- **What to work on**: Pick out all lines of the entries that include the word "else" and copy them.

- **Provided information**:
template <bool SC1>
DEV unsigned pmb_luma_t8(const frame_ctx_t *__restrict__ ctx, int *tile, int lane, unsigned curw, unsigned pw, int qp, int mbn, int x0, int y0) {
    const int pr = lane >> 2, pc = (lane & 3) * 4;
    {
        int *t = tile + ((pr >> 3) * 2 + (pc >> 3)) * 64 + (pr & 7) * 8 + (pc & 7);
#pragma unroll
        for (int i = 0; i < 4; i++) t[i] = byte_of(curw, i) - byte_of(pw, i);
    }
    WAVE_SYNC();
    const bool act = lane < 16;
    const int i8 = (lane >> 2) & 3, j = lane & 3;
    int *tb = tile + i8 * 64;
    const int m6 = qp % 6, k6 = qp / 6;
    int rs[2][8], cw[2][8];
    unsigned submask = 0;
    if (act) {
#pragma unroll
        for (int r = 0; r < 2; r++) {
// ... 81 lines not shown
        for (int i = 0; i < 4; i++) o[i] = clip255(byte_of(pw, i) + t[i]);
        stx32<SC1>(ctx->rec_y + (size_t)(y0 + pr) * ctx->stride + x0 + pc, pack4(o[0], o[1], o[2], o[3]));
    }
    return (unsigned)(__ballot(act && ((submask >> j) & 1u)) & 0xFFFFull);
}
DEV unsigned part_gsum(unsigned v) {
    v += (unsigned)quad_xor<1>((int)v);
    v += (unsigned)row_xor4((int)v);
    v += (unsigned)row_xor8((int)v);
    v += (unsigned)__shfl_xor((int)v, 16, 64);
    return v;
}
DEV unsigned part_total(unsigned g) { g += (unsigned)quad_xor<2>((int)g); return g + (unsigned)__shfl_xor((int)g, 32, 64); }
#ifdef PMB_PROF
#define PMB_NPH 11
#define PMB_MARK(k) do { const unsigned long long t1_ = __builtin_readcyclecounter(); ph_[k] = t1_ - t0_; t0_ = t1_; } while (0)
#define PMB_MARK0() unsigned long long ph_[PMB_NPH] = {0, 0, 0, 0, 0, 0, 0, 0, 0, 0, 0}; unsigned long long t0_ = __builtin_readcyclecounter()
#define PMB_FLUSH() do { if (lane == 0) for (int k_ = 0; k_ < PMB_NPH; k_++) stg32((unsigned *)ctx->dbrec + (size_t)mbn * 16 + k_, (unsigned)ph_[k_]); } while (0)
#else
#define PMB_MARK(k) ((void)0)
#define PMB_MARK0() ((void)0)
#define PMB_FLUSH() ((void)0)
#endif
struct pmb_pre_t { uint2 selfw; fpred_t fp; unsigned curw; uint2 sw; unsigned ds; uint4 dw; };
DEV pmb_pre_t pmb_preload(const frame_ctx_t *__restrict__ ctx, const int mbn, const int lane) {
    const int mbw = ctx->mbw, my = mbn / mbw, mx = mbn - my * mbw, x0 = mx * 16, y0 = my * 16;
    pmb_pre_t p;
    const imv_t *__restrict__ field = k_final_imv_dev(ctx);
    p.selfw = ldg64(field + mbn);
    {
        int sy = y0 + (lane >> 2);
        sy = sy < ctx->vis_h ? sy : ctx->vis_h - 1;
        p.curw = ldg32(ctx->src_y + (size_t)sy * ctx->src_stride + x0 + (lane & 3) * 4);
    }
    {
        const int cby = (lane >> 4) & 1, cbx = lane & 1;
        int sy = (y0 >> 1) + cby * 4 + ((lane >> 2) & 3);
        const int vh2 = ctx->vis_h >> 1;
        sy = sy < vh2 ? sy : vh2 - 1;
        p.sw = ldg64(ctx->src_uv + (size_t)sy * ctx->src_stride + 2 * ((x0 >> 1) + cbx * 4));
    }
    p.dw = ctx->intra_p ? ldg128(ctx->idec + (size_t)mbn * IDEC_BYTES + 16) : make_uint4(0, 0, 0, 0);
    p.fp = field_pred(field, mbw, mx, my, row_has_top(ctx, my));
    p.ds = (unsigned)*(const GAS uint16_t *)(ctx->surf + (size_t)mbn * SURF_U16 + ((p.fp.sy >> 2) + 16) * SURF_COLS + (p.fp.sx >> 2) + 16);
    return p;
}
DEV bool ir_ok(const frame_ctx_t *__restrict__ ctx, int mx, int mvx) {
    return mx >= ctx->ir_c0 || (16 * mx + 15 + (mvx >> 2) + ((mvx & 3) ? 3 : 0) <= ctx->ir_clean && 8 * mx + 7 + (mvx >> 3) + ((mvx & 7) ? 1 : 0) <= (ctx->ir_clean >> 1));
}
DEV int ir_max_whole(const frame_ctx_t *__restrict__ ctx, int mx) {
    const int kl = ctx->ir_clean - 16 * mx - 15, kc = 2 * ((ctx->ir_clean >> 1) - 8 * mx - 7);
    return 4 * (kl < kc ? kl : kc);
}
template <bool SC1>
DEV void pmb_store_intra(mb_info_t *mb, const uint4 dw, int qp, int lane) {
    if (lane == 0) {
        const bool i4 = ((dw.x >> 16) & 255u) != 0;
        mb_info_t m;
        m.mvx = 0; m.mvy = 0; m.mb_type = i4 ? 2 : 0; m.i16_mode = i4 ? 0 : (uint8_t)(dw.x & 255u); m.chroma_mode = (uint8_t)((dw.x >> 8) & 255u);
        m.qp = (uint8_t)qp; m.nzmask = 0; m.cost = dw.y;
        st_mbinfo_x<SC1>(mb, m);
    }
}
template <bool SC1, bool PART, int T8, bool IR>
DEV void pmb_mb(const frame_ctx_t *__restrict__ ctx, sp_lds *L, const int mbn, const int lane, const int refine, const pmb_pre_t &pre) {
    const int mbw = ctx->mbw, mbh = ctx->mbh, stride = ctx->stride, W = mbw * 16, H = mbh * 16, qp = mb_qp_dev(ctx, mbn), lambda = ctx->lambda;
    const int my = mbn / mbw, mx = mbn - my * mbw, x0 = mx * 16, y0 = my * 16;
    const dev_tables *T = &g_tab;
    PMB_MARK0();
    const uint2 selfw = pre.selfw;
    int imx = (int)(int16_t)(selfw.x & 0xFFFF);
    const int imy = (int)(int16_t)(selfw.x >> 16);
    const unsigned di = selfw.y & 0xFFFFu, ibits = selfw.y >> 16;
    const fpred_t fp = pre.fp;
    const int pr = lane >> 2, pc = (lane & 3) * 4;
    const int py = (lane >> 2) & 3;
    const unsigned curw = pre.curw;
    int sv[4];
    {
        const int c = (lane >> 1) & 1;
        const uint2 sw = pre.sw;
        const unsigned slo = c ? (sw.x >> 8) : sw.x, shi = c ? (sw.y >> 8) : sw.y;
        sv[0] = (int)(slo & 255); sv[1] = (int)((slo >> 16) & 255); sv[2] = (int)(shi & 255); sv[3] = (int)((shi >> 16) & 255);
    }
    int16_t *lv = ctx->levels + (size_t)mbn * MB_LEVELS;
    mb_info_t *mb = &ctx->mbi[mbn];
    if (IR && mx >= ctx->ir_c0 && mx < ctx->ir_c1) {
        pmb_store_intra<SC1>(mb, pre.dw, qp, lane);
        PMB_FLUSH();
        return;
    }
    {
        const unsigned ds = pre.ds;
        const bool skip_ok = !IR || ir_ok(ctx, mx, fp.sx);
        bool pass = ctx->drop_sad && ds < ctx->drop_sad && skip_ok;
        const bool worth = ds <= di + (unsigned)(lambda * SKIP_MARGIN_BITS) && skip_ok;
        PMB_MARK(0);
        if (pass || worth) {
            const int X = x0 + (fp.sx >> 2), Y = y0 + (fp.sy >> 2);
            const bool inside = X >= 0 && Y >= 0 && X + 16 <= W && Y + 16 <= H;
            const unsigned pw = ref_word4(ctx->ref_y, stride, W, H, X + pc, Y + pr, inside);
            int pd[4];
            chroma_pred4(ctx, lane, x0, y0, W, H, fp.sx, fp.sy, pd);
            if (!pass) {
                int lev[4], x[4];
                if (pmb_luma_tq(T, lane, curw, pw, qp, true, lev, x) == 0) {
                    unsigned nz_c = 0, dc_c = 0;
                    chroma_rows4(ctx, T, lv, x0 >> 1, y0 >> 1, lane, pd, sv, qp, false, false, nullptr, nz_c, dc_c, true, 0, SC1);
                    pass = (nz_c | dc_c) == 0;
                }
            }
            PMB_MARK(1);
            if (pass) {
                pmb_store_pred_only<SC1>(ctx, lv, lane, x0, y0, pw, pd);
                if (lane == 0) {
                    mb_info_t m;
                    m.mvx = (int16_t)fp.sx; m.mvy = (int16_t)fp.sy; m.mb_type = 1; m.i16_mode = 0; m.chroma_mode = 0; m.qp = (uint8_t)qp; m.nzmask = 0; m.cost = di;
                    st_mbinfo_x<SC1>(mb, m);
                }
                PMB_FLUSH();
                return;
            }
        }
    }
    if (IR && !ir_ok(ctx, mx, imx)) imx = ir_max_whole(ctx, mx);
    const int ix = x0 + (imx >> 2), iy = y0 + (imy >> 2);
    const uint8_t *__restrict__ ref = ctx->ref_y;
    if (ix - 3 >= 0 && iy - 3 >= 0 && ((ix - 3) & ~3) + 28 <= W && iy + 19 < H) {
        const int a = (ix - 3) & 3;
        const uint8_t *base = ref + (size_t)(iy - 3) * stride + ((ix - 3) & ~3);
        for (int i = lane; i < 23 * 6; i += 64) {
            const int r = i / 6, d = i - r * 6;
            const unsigned w0 = ldg32(base + (size_t)r * stride + 4 * d), w1 = ldg32(base + (size_t)r * stride + 4 * d + 4);
            *(unsigned *)&L->G[r * SP_GS + 4 * d] = __builtin_amdgcn_alignbyte(w1, w0, (unsigned)a);
        }
    } else
        for (int i = lane; i < 23 * 23; i += 64) {
            int r = i / 23, c = i - r * 23;
            int yy = clip3(0, H - 1, iy - 3 + r), xx = clip3(0, W - 1, ix - 3 + c);
            L->G[r * SP_GS + c] = (uint8_t)ldg8(ref + (size_t)yy * stride + xx);
        }
    WAVE_SYNC();
    PMB_MARK(2);
    int bqx = imx, bqy = imy;
    unsigned q0 = 0, qh[4] = {0, 0, 0, 0}, qq[4] = {0, 0, 0, 0};
    int hbx = imx, hby = imy;
    unsigned best;
    if (PART) {
        q0 = part_gsum(__builtin_amdgcn_sad_u8(curw, sp_sample4(L, 1 + pc, 1 + pr, 0, 0), 0u));
        best = part_total(q0) + (unsigned)(lambda * (mvq_bits(imx - fp.px) + mvq_bits(imy - fp.py)));
    } else
        best = (unsigned)wave64_sum((int)__builtin_amdgcn_sad_u8(curw, sp_sample4(L, 1 + pc, 1 + pr, 0, 0), 0u)) +
               (unsigned)(lambda * (mvq_bits(imx - fp.px) + mvq_bits(imy - fp.py)));
    PMB_MARK(3);
    if (refine) {
        sp_planes(L, lane);
        PMB_MARK(4);
        {
            const int cqx = bqx, cqy = bqy;
            unsigned acc[4] = {0, 0, 0, 0};
#pragma unroll
            for (int c8 = 0; c8 < 8; c8++) {
                const int k = c8 < 4 ? c8 : c8 + 1;
                const int qx = cqx + (k % 3 - 1) * 2, qy = cqy + (k / 3 - 1) * 2;
                const int ox = qx - imx, oy = qy - imy;
                const unsigned sad = __builtin_amdgcn_sad_u8(curw, sp_sample4(L, 1 + (ox >> 2) + pc, 1 + (oy >> 2) + pr, ox & 3, oy & 3), 0u);
                acc[c8 >> 1] |= sad << (16 * (c8 & 1));
            }
#pragma unroll
            for (int q = 0; q < 4; q++) {
                if (PART) { qh[q] = part_gsum(acc[q]); acc[q] = part_total(qh[q]); }
                else acc[q] = (unsigned)wave64_sum((int)acc[q]);
            }
#pragma unroll
            for (int c8 = 0; c8 < 8; c8++) {
                const int k = c8 < 4 ? c8 : c8 + 1;
                const int qx = cqx + (k % 3 - 1) * 2, qy = cqy + (k / 3 - 1) * 2;
                const unsigned sad = (acc[c8 >> 1] >> (16 * (c8 & 1))) & 0xFFFFu;
                const unsigned cost = sad + (unsigned)(lambda * (mvq_bits(qx - fp.px) + mvq_bits(qy - fp.py)));
                if (cost < best && (!IR || ir_ok(ctx, mx, qx))) { best = cost; bqx = qx; bqy = qy; }
            }
        }
        hbx = bqx; hby = bqy;
        PMB_MARK(5);
        {
            const int cqx = bqx, cqy = bqy;
            {
                const int ox = cqx - imx, oy = cqy - imy;
                best = (pmb_satd(lane, curw, sp_sample4(L, 1 + (ox >> 2) + pc, 1 + (oy >> 2) + pr, ox & 3, oy & 3)) >> 1) +
                       (unsigned)(lambda * (mvq_bits(cqx - fp.px) + mvq_bits(cqy - fp.py)));
            }
#pragma unroll 1
            for (int k = 0; k < 9; k++) {
                if (k == 4) continue;
                const int qx = cqx + (k % 3 - 1), qy = cqy + (k / 3 - 1);
                const int ox = qx - imx, oy = qy - imy;
                const unsigned cw = sp_sample4(L, 1 + (ox >> 2) + pc, 1 + (oy >> 2) + pr, ox & 3, oy & 3);
                if (PART) {
                    const int c8 = k < 4 ? k : k - 1;
                    const unsigned g = part_gsum(__builtin_amdgcn_sad_u8(curw, cw, 0u)) << (16 * (c8 & 1));
                    qq[0] |= (c8 >> 1) == 0 ? g : 0u; qq[1] |= (c8 >> 1) == 1 ? g : 0u; qq[2] |= (c8 >> 1) == 2 ? g : 0u; qq[3] |= (c8 >> 1) == 3 ? g : 0u;
                }
                const unsigned d = pmb_satd(lane, curw, cw) >> 1;
                const unsigned cost = d + (unsigned)(lambda * (mvq_bits(qx - fp.px) + mvq_bits(qy - fp.py)));
                if (cost < best && (!IR || ir_ok(ctx, mx, qx))) { best = cost; bqx = qx; bqy = qy; }
            }
        }
    }
    PMB_MARK(6);
    const int ox = bqx - imx, oy = bqy - imy;
    unsigned pw = sp_sample4(L, 1 + (ox >> 2) + pc, 1 + (oy >> 2) + pr, ox & 3, oy & 3);
    unsigned dsad = (unsigned)wave64_sum((int)__builtin_amdgcn_sad_u8(curw, pw, 0u));
    unsigned jinter = dsad + (unsigned)(lambda * (mvq_bits(bqx - fp.px) + mvq_bits(bqy - fp.py)));
    int shape = 0, lvx = bqx, lvy = bqy;
    if (PART && refine) {
        unsigned k8 = 0xFFFFFFFFu, k168 = 0xFFFFFFFFu, k816 = 0xFFFFFFFFu;
#pragma unroll 1
        for (int k = 0; k < 17; k++) {
            const int cx = k == 0 ? imx : k < 9 ? imx + (((k - 1 < 4 ? k - 1 : k) % 3) - 1) * 2 : hbx + (((k - 9 < 4 ? k - 9 : k - 8) % 3) - 1);
            const int cy = k == 0 ? imy : k < 9 ? imy + (((k - 1 < 4 ? k - 1 : k) / 3) - 1) * 2 : hby + (((k - 9 < 4 ? k - 9 : k - 8) / 3) - 1);
            const unsigned bits = (unsigned)(lambda * (mvq_bits(cx - fp.px) + mvq_bits(cy - fp.py)));
            const int c8 = k == 0 ? 0 : k < 9 ? k - 1 : k - 9;
            const unsigned pk = k == 0 ? q0 : k < 9 ? ((c8 >> 1) == 0 ? qh[0] : (c8 >> 1) == 1 ? qh[1] : (c8 >> 1) == 2 ? qh[2] : qh[3])
                                                    : ((c8 >> 1) == 0 ? qq[0] : (c8 >> 1) == 1 ? qq[1] : (c8 >> 1) == 2 ? qq[2] : qq[3]);
            const unsigned sq = k == 0 ? pk : (pk >> (16 * (c8 & 1))) & 0xFFFFu;
            const unsigned sh = sq + (unsigned)quad_xor<2>((int)sq);
            const unsigned sv_ = sq + (unsigned)__shfl_xor((int)sq, 32, 64);
            const unsigned a = ((sq + bits) << 5) | (unsigned)k, b = ((sh + bits) << 5) | (unsigned)k, c = ((sv_ + bits) << 5) | (unsigned)k;
            k8 = a < k8 ? a : k8; k168 = b < k168 ? b : k168; k816 = c < k816 ? c : k816;
        }
        const unsigned c8x8 = (k8 >> 5), c168 = (k168 >> 5), c816 = (k816 >> 5);
        unsigned t8 = c8x8 + (unsigned)quad_xor<2>((int)c8x8); t8 += (unsigned)__shfl_xor((int)t8, 32, 64);
        const unsigned t168 = c168 + (unsigned)__shfl_xor((int)c168, 32, 64);
        const unsigned t816 = c816 + (unsigned)quad_xor<2>((int)c816);
        unsigned jb = jinter + (unsigned)lambda;
        unsigned key = 0;
        const unsigned j1 = t168 + 3u * (unsigned)lambda, j2 = t816 + 3u * (unsigned)lambda, j3 = t8 + 9u * (unsigned)lambda;
        if (j1 < jb) { jb = j1; shape = 1; key = k168; }
        if (j2 < jb) { jb = j2; shape = 2; key = k816; }
        if (j3 < jb) { jb = j3; shape = 3; key = k8; }
        shape = __builtin_amdgcn_readfirstlane(shape);
        if (shape) {
            const int k = (int)(key & 31u);
            lvx = k == 0 ? imx : k < 9 ? imx + (((k - 1 < 4 ? k - 1 : k) % 3) - 1) * 2 : hbx + (((k - 9 < 4 ? k - 9 : k - 8) % 3) - 1);
            lvy = k == 0 ? imy : k < 9 ? imy + (((k - 1 < 4 ? k - 1 : k) / 3) - 1) * 2 : hby + (((k - 9 < 4 ? k - 9 : k - 8) / 3) - 1);
            const int px_ = lvx - imx, py_ = lvy - imy;
            pw = sp_sample4(L, 1 + (px_ >> 2) + pc, 1 + (py_ >> 2) + pr, px_ & 3, py_ & 3);
            dsad = (unsigned)wave64_sum((int)__builtin_amdgcn_sad_u8(curw, pw, 0u));
            jinter = jb - (unsigned)lambda;
        }
    }
    if (ctx->intra_p && di + (unsigned)lambda * ibits >= INTRA_GATE(lambda)) {
        const uint4 dw = pre.dw;
        const unsigned jintra = dw.z + (dw.z >> 3) + (unsigned)(lambda * 12);
        if (jintra < jinter) {
            pmb_store_intra<SC1>(mb, dw, qp, lane);
            PMB_FLUSH();
// ... 12 lines not shown
        slot = lane == 0 ? v1 : (shape == 3 && lane == 1) ? v2 : (shape == 3 && lane == 2) ? v3 : 0u;
        bqx = __builtin_amdgcn_readfirstlane(lvx); bqy = __builtin_amdgcn_readfirstlane(lvy);
    } else chroma_pred4(ctx, lane, x0, y0, W, H, bqx, bqy, pd);
    if (ctx->drop_sad && dsad < ctx->drop_sad) {
        pmb_store_pred_only<SC1>(ctx, lv, lane, x0, y0, pw, pd);
        if (PART && shape && lane < 8) stx32<SC1>(lv + L_LDC + 2 * lane, slot);
        if (lane == 0) {
            mb_info_t m;
            m.mvx = (int16_t)bqx; m.mvy = (int16_t)bqy; m.mb_type = 1; m.i16_mode = (uint8_t)shape; m.chroma_mode = 0; m.qp = (uint8_t)qp; m.nzmask = 0; m.cost = di;
            st_mbinfo_x<SC1>(mb, m);
        }
        PMB_FLUSH();
        return;
    }
    PMB_MARK(8);
    unsigned nz_luma;
    const bool t8 = T8 == 1 || (T8 == 2 && pmb_pick_t8(lane, curw, pw));
    if (t8) {
        nz_luma = pmb_luma_t8<SC1>(ctx, (int *)L, lane, curw, pw, qp, mbn, x0, y0);
    } else {
        const int fy = ((py & 1) << 1) | (py >> 1);
        const col_bf cb = make_col_bf(py);
        const int kz0 = (int)((0xFEA9DB83C7426510ull >> (16 * fy)) & 0xFFFF);
        int lev[4], x[4];
        nz_luma = pmb_luma_tq(T, lane, curw, pw, qp, true, lev, x);
        const int bx = lane & 3, by = lane >> 4, b = ((by >> 1) << 3) | ((bx >> 1) << 2) | ((by & 1) << 1) | (bx & 1);
#pragma unroll
        for (int i = 0; i < 4; i++) stg16(&lv[L_LUMA + b * 16 + ((kz0 >> (4 * i)) & 15)], lev[i]);
        inv_rows4(x);
        int o[4];
#pragma unroll
        for (int i = 0; i < 4; i++) o[i] = clip255(byte_of(pw, i) + ((inv_col(x[i], cb) + 32) >> 6));
        stx32<SC1>(ctx->rec_y + (size_t)(y0 + pr) * stride + x0 + pc, pack4(o[0], o[1], o[2], o[3]));
    }
    PMB_MARK(9);
    unsigned nz_c = 0, dc_c = 0;
    chroma_rows4(ctx, T, lv, x0 >> 1, y0 >> 1, lane, pd, sv, qp, false, true, nullptr, nz_c, dc_c, true, 0, SC1);
    PMB_MARK(10);
    if (lane == 0) {
        unsigned nzm = nz_luma | (nz_c << 16);
        if (dc_c & 1) nzm |= NZ_CBDC;
        if (dc_c & 2) nzm |= NZ_CRDC;
        if (t8 && nz_luma) nzm |= NZ_T8;
        mb_info_t m;
        m.mvx = (int16_t)bqx; m.mvy = (int16_t)bqy; m.mb_type = 1; m.i16_mode = (uint8_t)shape; m.chroma_mode = 0; m.qp = (uint8_t)qp; m.nzmask = nzm; m.cost = di;
        st_mbinfo_x<SC1>(mb, m);
    }
    if (PART && shape) { if (lane < 8) stx32<SC1>(lv + L_LDC + 2 * lane, slot); }
    else if (lane < 2) stg128(lv + L_LDC + 8 * lane, make_uint4(0, 0, 0, 0));
    PMB_FLUSH();
}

- **Answer box**:
#else
    } else
    } else
                else acc[q] = (unsigned)wave64_sum((int)acc[q]);
    } else chroma_pred4(ctx, lane, x0, y0, W, H, bqx, bqy, pd);
    } else {
    else if (lane < 2) stg128(lv + L_LDC + 8 * lane, make_uint4(0, 0, 0, 0));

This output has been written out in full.